Héroïne tragique et drame contemporain

Le scénario tout entier oscille entre drame historique et aspiration à l’absolu. Les allées et venues entre le parcours de Nowel et celui de sa fille présentent deux visages du Liban. Le premier, noyé de sang, est celui où se jouent les incendies au sens propre : des camps de réfugiés palestiniens écrasés par l’opprobre, une cohabitation tendue entre religions, l’éclatement enfin d’une guerre du Liban où une demi-douzaine de camps s’affrontent dans l’horreur sans plus savoir pourquoi ils se battent. Le second visage, lui, raconte un Liban pacifié où des notaires et des professeurs ont pris la place des extrémistes, mais qui sera néanmoins le terrain où la vérité nue viendra consumer ceux qui ont eu le malheur de souhaiter la connaître.
Cependant, comme pour brouiller les pistes ¹ , Mouawad donne aux villes des noms imaginaires, invente des pseudonymes de chefs de l’insurrection, abstrait en quelque sorte les événements de leur cadre. Le personnage de Nowel est une héroïne racinienne transplantée dans le terreau du Moyen-Orient. Il fallait que son univers soit, pour partie, constitué d’un mythe. Son fantôme et celui de Nihad, le frère disparu, quoique simples évocations, ont la même portée dramatique que ceux qui conditionnent les destinées de Dom Juan ou Macbeth.

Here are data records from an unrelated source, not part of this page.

template <typename P>
DEV f3 miss_color(const P& fp, const Ray& r) {
    f3 bg = mk3(fp.background[0], fp.background[1], fp.background[2]);
    if (fp.use_gradient_bg) {
        const f3 ud = unit_vector(r.d);
        const float t = 0.5f * (ud.y + 1.0f);
        bg = mk3(fmaf(t, 0.5f, 1.0f - t), fmaf(t, 0.7f, 1.0f - t), (1.0f - t) + t);
    }
    return bg;
}

DEV bool work_to_pixel(const rt_frame_params& fp, uint32_t w, int& i, int& lrow) {
    const uint32_t tile = fp.tile_order ? fp.tile_order[w >> 6] : (w >> 6), within = w & 63u;
    const uint32_t tx = tile % (uint32_t)fp.tiles_x, ty = tile / (uint32_t)fp.tiles_x;
    i = (int)(tx * 8u + (within & 7u));
    lrow = (int)(ty * 8u + (within >> 3));
    return i < fp.nx && lrow < fp.local_rows;
}
DEV int local_to_global_row(const rt_frame_params& fp, int lrow) {
    const int t = lrow / fp.tile_rows;
    return (fp.tile_first + t * fp.tile_stride) * fp.tile_rows + (lrow - t * fp.tile_rows);
}

DEV void store_pixel(const rt_frame_params& fp, int i, int lrow, f3 col) {
    const float k = (float)(1.0 / (double)(float)fp.ns);
    col = mk3(col.x * k, col.y * k, col.z * k);
    float* px = fp.fb + ((size_t)lrow * fp.nx + i) * 3;
    px[0] = apply_gamma(col.x, fp.gamma);
    px[1] = apply_gamma(col.y, fp.gamma);
    px[2] = apply_gamma(col.z, fp.gamma);
}

template <int LDS_MODE>
DEV SceneView stage_scene(const rt_scene_dev& sd, unsigned char* lds) {
    SceneView v;
    v.nodes = sd.nodes; v.spheres = sd.spheres; v.quads = sd.quads; v.boxes = sd.boxes; v.instances = sd.instances;
    v.media = sd.media; v.materials = sd.materials; v.textures = sd.textures; v.images = sd.images; v.n_nodes = sd.n_nodes;
    if (LDS_MODE >= 1 && LDS_MODE <= 3) {
        float4* dst = reinterpret_cast<float4*>(lds);
        const float4* src = reinterpret_cast<const float4*>(sd.nodes);
        const int n16 = sd.n_nodes * 2;
        for (int k = threadIdx.x; k < n16; k += blockDim.x) dst[k] = src[k];
        v.nodes = reinterpret_cast<const rt_node*>(lds);
        if (LDS_MODE >= 2) {
            float4* dst2 = dst + n16;
            const float4* src2 = reinterpret_cast<const float4*>(sd.spheres);
            const int m16 = sd.n_spheres * 2;
            for (int k = threadIdx.x; k < m16; k += blockDim.x) dst2[k] = src2[k];
            v.spheres = reinterpret_cast<const rt_sphere*>(dst2);
            if (LDS_MODE >= 3) {
                float4* dst3 = dst2 + m16;
                const float4* src3 = reinterpret_cast<const float4*>(sd.materials);
                const int q16 = sd.n_materials * 2;
                for (int k = threadIdx.x; k < q16; k += blockDim.x) dst3[k] = src3[k];
                v.materials = reinterpret_cast<const rt_material*>(dst3);
                float4* dst4 = dst3 + q16;
                const float4* src4 = reinterpret_cast<const float4*>(sd.textures);
                const int r16 = sd.n_textures * 4;
                for (int k = threadIdx.x; k < r16; k += blockDim.x) dst4[k] = src4[k];
                v.textures = reinterpret_cast<const rt_texture*>(dst4);
            }
        }
        __syncthreads();
    }
    return v;
}

template <bool SPHERES_ONLY>
DEV bool trace(const SceneView& sc, const Ray& r, HitInfo& best, unsigned int* pass_count = nullptr) {
    const f3 inv = mk3(1.0f / r.d.x, 1.0f / r.d.y, 1.0f / r.d.z);
    const float tmin = 0.001f;
    best.t = FLT_MAX; best.prim = -1; best.inst = -1;
    const float4* nodes4 = reinterpret_cast<const float4*>(sc.nodes);
    int i = 0;
    const int n = sc.n_nodes;
    while (i < n) {
        const float4 a = nodes4[2 * i], b = nodes4[2 * i + 1];
        int next = RT_NODE_SKIP(__float_as_int(a.w));
        if (slab_test(a, b, r.o, inv, tmin, best.t)) {
            if (pass_count) atomicAdd(&pass_count[i], 1u);
            const int32_t prim = __float_as_int(b.w);
            if (prim >= 0) leaf_test<SPHERES_ONLY>(sc, prim, r, tmin, best);
            else next = i + 1;
        }
        i = next;
    }
    return best.prim >= 0;
}

DEV bool inv_is_finite(const f3 inv) {
    return fabsf(inv.x) < INFINITY && fabsf(inv.y) < INFINITY && fabsf(inv.z) < INFINITY;
}

DEV void slab_interval(const float4 lo_skip, const float4 hi_prim, const f3 o, const f3 inv, float tmin, float& t_enter, float& t_exit) {
    float tmax = FLT_MAX;
    float t0 = (lo_skip.x - o.x) * inv.x, t1 = (hi_prim.x - o.x) * inv.x;
    if (inv.x < 0.0f) { const float tmp = t0; t0 = t1; t1 = tmp; }
    tmin = t0 > tmin ? t0 : tmin;
    tmax = t1 < tmax ? t1 : tmax;
    t0 = (lo_skip.y - o.y) * inv.y; t1 = (hi_prim.y - o.y) * inv.y;
    if (inv.y < 0.0f) { const float tmp = t0; t0 = t1; t1 = tmp; }
    tmin = t0 > tmin ? t0 : tmin;
    tmax = t1 < tmax ? t1 : tmax;
    t0 = (lo_skip.z - o.z) * inv.z; t1 = (hi_prim.z - o.z) * inv.z;
    if (inv.z < 0.0f) { const float tmp = t0; t0 = t1; t1 = tmp; }
    tmin = t0 > tmin ? t0 : tmin;
    tmax = t1 < tmax ? t1 : tmax;
    t_enter = tmin; t_exit = tmax;
}

DEV bool lane_not(bool b) { return __builtin_amdgcn_inverse_ballot_w64(~__builtin_amdgcn_ballot_w64(b)); }

DEV bool slab_interval_open(float tmin, float tmax, float x0, float x1, float y0, float y1, float z0, float z1) {
    float lo = __builtin_amdgcn_fmed3f(tmin, x0, x1), hi = __builtin_amdgcn_fmed3f(tmax, x0, x1);
    lo = __builtin_amdgcn_fmed3f(lo, y0, y1); hi = __builtin_amdgcn_fmed3f(hi, y0, y1);
    lo = __builtin_amdgcn_fmed3f(lo, z0, z1); hi = __builtin_amdgcn_fmed3f(hi, z0, z1);
    return !(hi <= lo);
}

DEV bool slab_test_finite(const float4 lo_skip, const float4 hi_prim, const f3 o, const f3 inv, float tmin, float tmax) {
    const float x0 = (lo_skip.x - o.x) * inv.x, x1 = (hi_prim.x - o.x) * inv.x;
    const float y0 = (lo_skip.y - o.y) * inv.y, y1 = (hi_prim.y - o.y) * inv.y;
    const float z0 = (lo_skip.z - o.z) * inv.z, z1 = (hi_prim.z - o.z) * inv.z;
    return slab_interval_open(tmin, tmax, x0, x1, y0, y1, z0, z1);
}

Un cinéma résolument moderne

Mais ce que le cinéma apporte que le théâtre ne pouvait permettre, c’est le travail de l’image, l’immersion du spectateur. Le film joue sur le silence et le bruit, le feu et l’eau. Au bruit des fusils et de l’essence qui tombe sur les corps bientôt calcinés, succède la ouate rassurante de l’eau où l’on se plonge, comme pour éteindre les incendies, pour laisser filer le bruit et la fureur.
Ce qui se construit sur l’écran, loin de n’être qu’une tragédie classique, est avant tout un récit contemporain, où des scènes poignantes et profondément vraies saisissent le spectateur et l’empoignent dans un étau qui ne se desserre que plusieurs heures après la fin du film.

Le combat des femmes

Ce qui frappe surtout, c’est le combat des femmes, leur courage et leur droiture. « Elle n’a jamais plié » dit de Nowel un témoin de ses épreuves, forcé par Jeanne à revenir sur le passé. Dans un univers profondément machiste, dans un cercle guerrier où les armes et les tortures semblent le seul choix des hommes, dans un pays où l’amour est tué par balle, les femmes seules mènent les luttes que leurs congénères n’ont pas le courage d’affronter. Ce n’est qu’à la toute fin du film que les hommes enfin se dévoilent, comme forcés à la vérité par la quête assoiffée de Jeanne et le fantôme puissant, dominant tout, de Nowel.

Un contraste parfois étrange

Tiraillé néanmoins entre sa dimension tragique et sa dimension cinématographique, le film présente une fin étrange, qui peine à sembler vraie malgré le talent des acteurs. Si elle boucle la boucle de ce rapport de forces mathématique que le scénario semble instaurer, elle le fait par le calcul contre-intuitif énoncé par Simon où 1+1=1, et que l’esprit du spectateur ne peut tout à fait prendre pour argent comptant.
En revanche, ce choix fait basculer définitivement le personnage de Nowel du côté de la légende, en fait une figure toujours dressée, grande même lorsqu’elle se fait broyer par sa destinée.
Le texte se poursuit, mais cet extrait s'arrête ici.